Which lines of the records below contain the word "bounce"? Report each of them in full.

── DATA FOR PROCESSING

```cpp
void gsr_policy_begin_view(const gsr_policy_config* cfg, gsr_policy_state* st, int32_t n, const float* timed_ms,
                           gsr_view_plan* plan) {
    memset(plan, 0, sizeof *plan);
    plan->timed_slot = -1;
    st->views++;
    const uint64_t T = tiles_of(cfg);
    const uint64_t nn = n > 0 ? (uint64_t)n : 1ull;
    if (st->bin_cap == 0 && !st->compact_sticky) {
        const uint64_t est = 8ull * nn / T + 64;
        st->bin_cap = (uint32_t)((est < (1u << 20) ? est : (1u << 20)) + 63) & ~63u;
    }
    const uint64_t budget = budget_of(cfg->bins_budget_bytes, (uint64_t)st->last_n_rendered);
    const uint64_t cap_budget = (budget / (8ull * (T + 1))) & ~63ull;
    if (st->bin_cap > cap_budget) st->bin_cap = (uint32_t)cap_budget;
    const bool use_bins = st->bin_cap >= 64u;
    st->bin_cap_view = plan->bin_cap_view = use_bins ? st->bin_cap : 0u;

    int request = cfg->preprocess_form;
    if (request < 0 && cfg->form_tuner && form_is_open(cfg, n, plan->bin_cap_view)) {
        gsr_form_tuner& t = st->tuner;
        const bool decided = t.phase == GSR_TUNER_TIMED_VIEWS + 1;
        if (decided && (++t.age > kTunerMaxAge || std::abs(n - t.n_ref) > t.n_ref / 4)) {
            t.phase = 0; t.form = -1; t.age = 0;
            st->tuner_rearms++;
        }
        if (t.phase == GSR_TUNER_TIMED_VIEWS + 1) {
            request = t.form;
        } else if (st->views > 2) {
            if (t.phase == GSR_TUNER_TIMED_VIEWS) {
                if (timed_ms) {
                    t.ms[0] = std::min(timed_ms[0], timed_ms[2]);
                    t.ms[1] = std::min(timed_ms[1], timed_ms[3]);
                    t.form = t.ms[1] < 0.97f * t.ms[0] ? 1 : 0;
                    t.phase = GSR_TUNER_TIMED_VIEWS + 1; t.n_ref = n; t.age = 0;
                    request = t.form;
                    plan->tuner_decided = 1;
                }
            } else {
                plan->timed_slot = t.phase;
                request = t.phase & 1;
                t.phase++;
            }
        }
    }
    plan->skewed = st->last_n_rendered > 0 && (uint64_t)st->last_max_tile * T > 6ull * (uint64_t)st->last_n_rendered;
    plan->form_request = request;
    plan->form = n > 0 ? form_for(cfg, request, n, plan->bin_cap_view, plan->skewed != 0) : GSR_FORM_DIRECT;
    const uint64_t prev_tiers = (uint64_t)st->tier_n[0] + st->tier_n[1] + st->tier_n[2];
    plan->hold_fused = prev_tiers > 0 && prev_tiers <= cfg->beside_max_tiles;
    const auto guess = [&](uint32_t prev) -> uint32_t {
        if (!prev) return 0u;
        const uint64_t g = (uint64_t)prev + prev / 4 + 16u, T = tiles_of(cfg);
        return (uint32_t)(g < T ? g : T);
    };
    const bool spec_sorts = plan->hold_fused && plan->bin_cap_view > 0;
    plan->spec_mid4 = spec_sorts ? guess(st->tier_n[0]) : 0u;
    plan->spec_mid8 = spec_sorts ? guess(st->tier_n[1]) : 0u;
}

void gsr_policy_end_view(const gsr_policy_config* cfg, gsr_policy_state* st, const gsr_view_plan* plan, int64_t n_rendered,
                         uint32_t max_tile_instances, uint32_t n_mid4, uint32_t n_mid8, uint32_t n_big,
                         uint64_t cap_instances, int32_t fused_allowed, gsr_view_outcome* out) {
    memset(out, 0, sizeof *out);
    const uint64_t T = tiles_of(cfg);
    const uint64_t D = n_rendered > 0 ? (uint64_t)n_rendered : 0ull;
    const bool use_bins = plan->bin_cap_view > 0;
    const bool overflow = use_bins && max_tile_instances > plan->bin_cap_view;
    const bool hybrid = overflow && plan->bin_cap_view >= kHybridMinCap;
    const bool compact = !use_bins || (overflow && !hybrid);
    out->binning = compact ? GSR_BINNING_COMPACT : (hybrid ? GSR_BINNING_OVERFLOW : GSR_BINNING_BINS);
    const uint32_t want = bins_capacity_next(D, max_tile_instances, T, cfg->bins_budget_bytes, use_bins ? st->bin_cap : 0u);
    if (want == 0u) {
        st->bin_cap = 0; st->compact_sticky = 1;
    } else if (want > st->bin_cap || !use_bins) {
        out->bins_regrown = use_bins && want > st->bin_cap;
        st->bin_cap = want; st->compact_sticky = 0;
    }
    out->bin_cap_next = st->bin_cap;
    const bool spec = fused_allowed != 0 && use_bins;
    const bool held = spec && plan->hold_fused != 0;
    out->fused_done = spec && D <= cap_instances && !(overflow && !hybrid);
    out->long_tiles = (n_mid4 | n_mid8 | n_big) != 0u;
    const uint64_t tiers = (uint64_t)n_mid4 + n_mid8 + n_big;
    out->beside = held && out->fused_done && out->long_tiles && tiers <= cfg->beside_max_tiles;
    out->launch_fused_now = held && !out->beside && out->fused_done;
    const bool spec_sorted = (plan->spec_mid4 | plan->spec_mid8) != 0u && D <= cap_instances && max_tile_instances <= plan->bin_cap_view;
    out->sorted_mid4 = spec_sorted ? (plan->spec_mid4 < n_mid4 ? plan->spec_mid4 : n_mid4) : 0u;
    out->sorted_mid8 = spec_sorted ? (plan->spec_mid8 < n_mid8 ? plan->spec_mid8 : n_mid8) : 0u;
    if (!use_bins) st->compact_views++;
    else if (overflow && !hybrid) st->compact_fallbacks++;
    else if (hybrid) st->overflow_views++;
    if (out->bins_regrown) st->bins_regrowths++;
    if (spec && !held && D > cap_instances) st->fused_relaunches++;
    if (held) st->held_views++;
    st->last_n_rendered = (int64_t)D;
    st->last_max_tile = max_tile_instances;
    st->tier_n[0] = n_mid4; st->tier_n[1] = n_mid8; st->tier_n[2] = n_big;
}

void gsr_policy_bwd_split(const gsr_policy_config* cfg, uint32_t n_mid4, uint32_t n_mid8, uint32_t n_big, gsr_bwd_split* out) {
    memset(out, 0, sizeof *out);
    const uint32_t cut[3] = {8192u, 4096u, 1024u};
    const uint32_t have[3] = {n_big, n_mid8, n_mid4};
    uint32_t* take[3] = {&out->n_big, &out->n_mid8, &out->n_mid4};
    uint64_t n = 0;
    out->split_len = 0xFFFFFFFFu;
    for (int t = 0; t < 3 && n + have[t] <= cfg->bwd_split_max_tiles; t++) {
        n += *take[t] = have[t];
        out->split_len = cut[t];
    }
    if (n == 0) out->split_len = 0xFFFFFFFFu;
}

}
```

### gaussiansplatting.jl_amd/csrc/gsr_sizes.h

```cpp
#pragma once
#include <cstddef>
#include <cstdint>

struct gsr_gaussian_bytes {
    size_t geo;
    size_t radii;
    size_t block;
    size_t gnormal;
    size_t vmean2d;
    size_t pose_part;
    size_t comp;
};

inline gsr_gaussian_bytes gsr_sizes_per_gaussian(size_t n, int C, size_t pose_partial_floats, bool antialiased = false) {
    const size_t nn = n > 0 ? n : 1;
    gsr_gaussian_bytes b;
    b.geo = nn * 64;
    b.radii = nn * 4;
    b.block = ((n + 255) / 256 + 1) * 4;
    b.gnormal = C > 5 ? nn * 16 : 0;
    b.vmean2d = n * 8;
    b.pose_part = pose_partial_floats * 4;
    b.comp = antialiased ? nn * 4 : 0;
    return b;
}

struct gsr_instance_bytes {
    size_t values_sorted;
    size_t stream;
    size_t s3;
    size_t rows;
};

inline gsr_instance_bytes gsr_sizes_per_instance(uint64_t D, uint64_t D_slots, int C) {
    gsr_instance_bytes b;
    b.values_sorted = (size_t)D * 4;
    b.stream = (size_t)D * 16;
    b.s3 = C > 3 ? (size_t)D * 16 : 0;
    b.rows = (size_t)D_slots * 64;
    return b;
}

inline gsr_instance_bytes gsr_sizes_reserve_instances(uint64_t D, int C) {
    gsr_instance_bytes b = gsr_sizes_per_instance(D, 3 * D, C);
    b.rows /= 2;
    return b;
}
```

### gaussiansplatting.jl_amd/csrc/pergauss.hip

```cpp
#include "gsr_kernels.h"
#include "gsr_dispatch.h"
#include "tile_mask.h"
#include "wave_reduce.h"
#include "adam_math.h"
#include "splat_math.h"
#include "sh_rows.h"

namespace {
using namespace gsr::splat;
using gsr::dispatch_bool;
using gsr::dispatch_degree;
using gsr::store_sh_rows;
using gsr::tail_sh_group;

constexpr uint32_t DENSE_RECT = GSR_DENSE_RECT;

__device__ __forceinline__ M33 add33(const M33& a, const M33& b) {
    M33 o;
#pragma unroll
    for (int i = 0; i < 3; i++)
#pragma unroll
        for (int j = 0; j < 3; j++) o.m[i][j] = a.m[i][j] + b.m[i][j];
    return o;
}
// ... 190 lines not shown
            float part[16];
#pragma unroll
            for (int k = 0; k < 16; k++) part[k] = 0.0f;
            for (uint32_t k = lane; k < a; k += 64) {
                const uint32_t tx = sx0 + k % sw, ty = sy0 + k / sw;
                if (cam.exact_cull && !tile_may_touch(smx, smy, sa, sb, sc, stau, (int)tx * GSR_TILE, (int)ty * GSR_TILE))
                    continue;
                const float4* row = inst.rows + (size_t)GSR_ROW_F4(channels) * (o + k);
                const float4 f0 = row[0], f1 = row[1], f2 = row[2];
                part[0] += f0.x; part[1] += f0.y; part[2] += f0.z; part[3] += f0.w;
                part[4] += f1.x; part[5] += f1.y; part[6] += f1.z; part[7] += f1.w;
                part[8] += f2.x; part[9] += f2.y;
                if (channels > 5) {
                    const float4 f3 = row[3];
                    part[10] += f2.z; part[11] += f2.w; part[12] += f3.x;
                }
            }
            const float total = gsr::wave_reduce_transposed<13>(part, lb);
            if (gsr::wave_reduce_writer(lane)) bounce[wave][slot] = total;
            __builtin_amdgcn_wave_barrier();
            if (lane == src) {
#pragma unroll
                for (int k = 0; k < 13; k++) acc[k] = bounce[wave][k];
            }
            __builtin_amdgcn_wave_barrier();
        }
    }
}
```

────

EXERCISE SOLUTION>
            if (gsr::wave_reduce_writer(lane)) bounce[wave][slot] = total;
                for (int k = 0; k < 13; k++) acc[k] = bounce[wave][k];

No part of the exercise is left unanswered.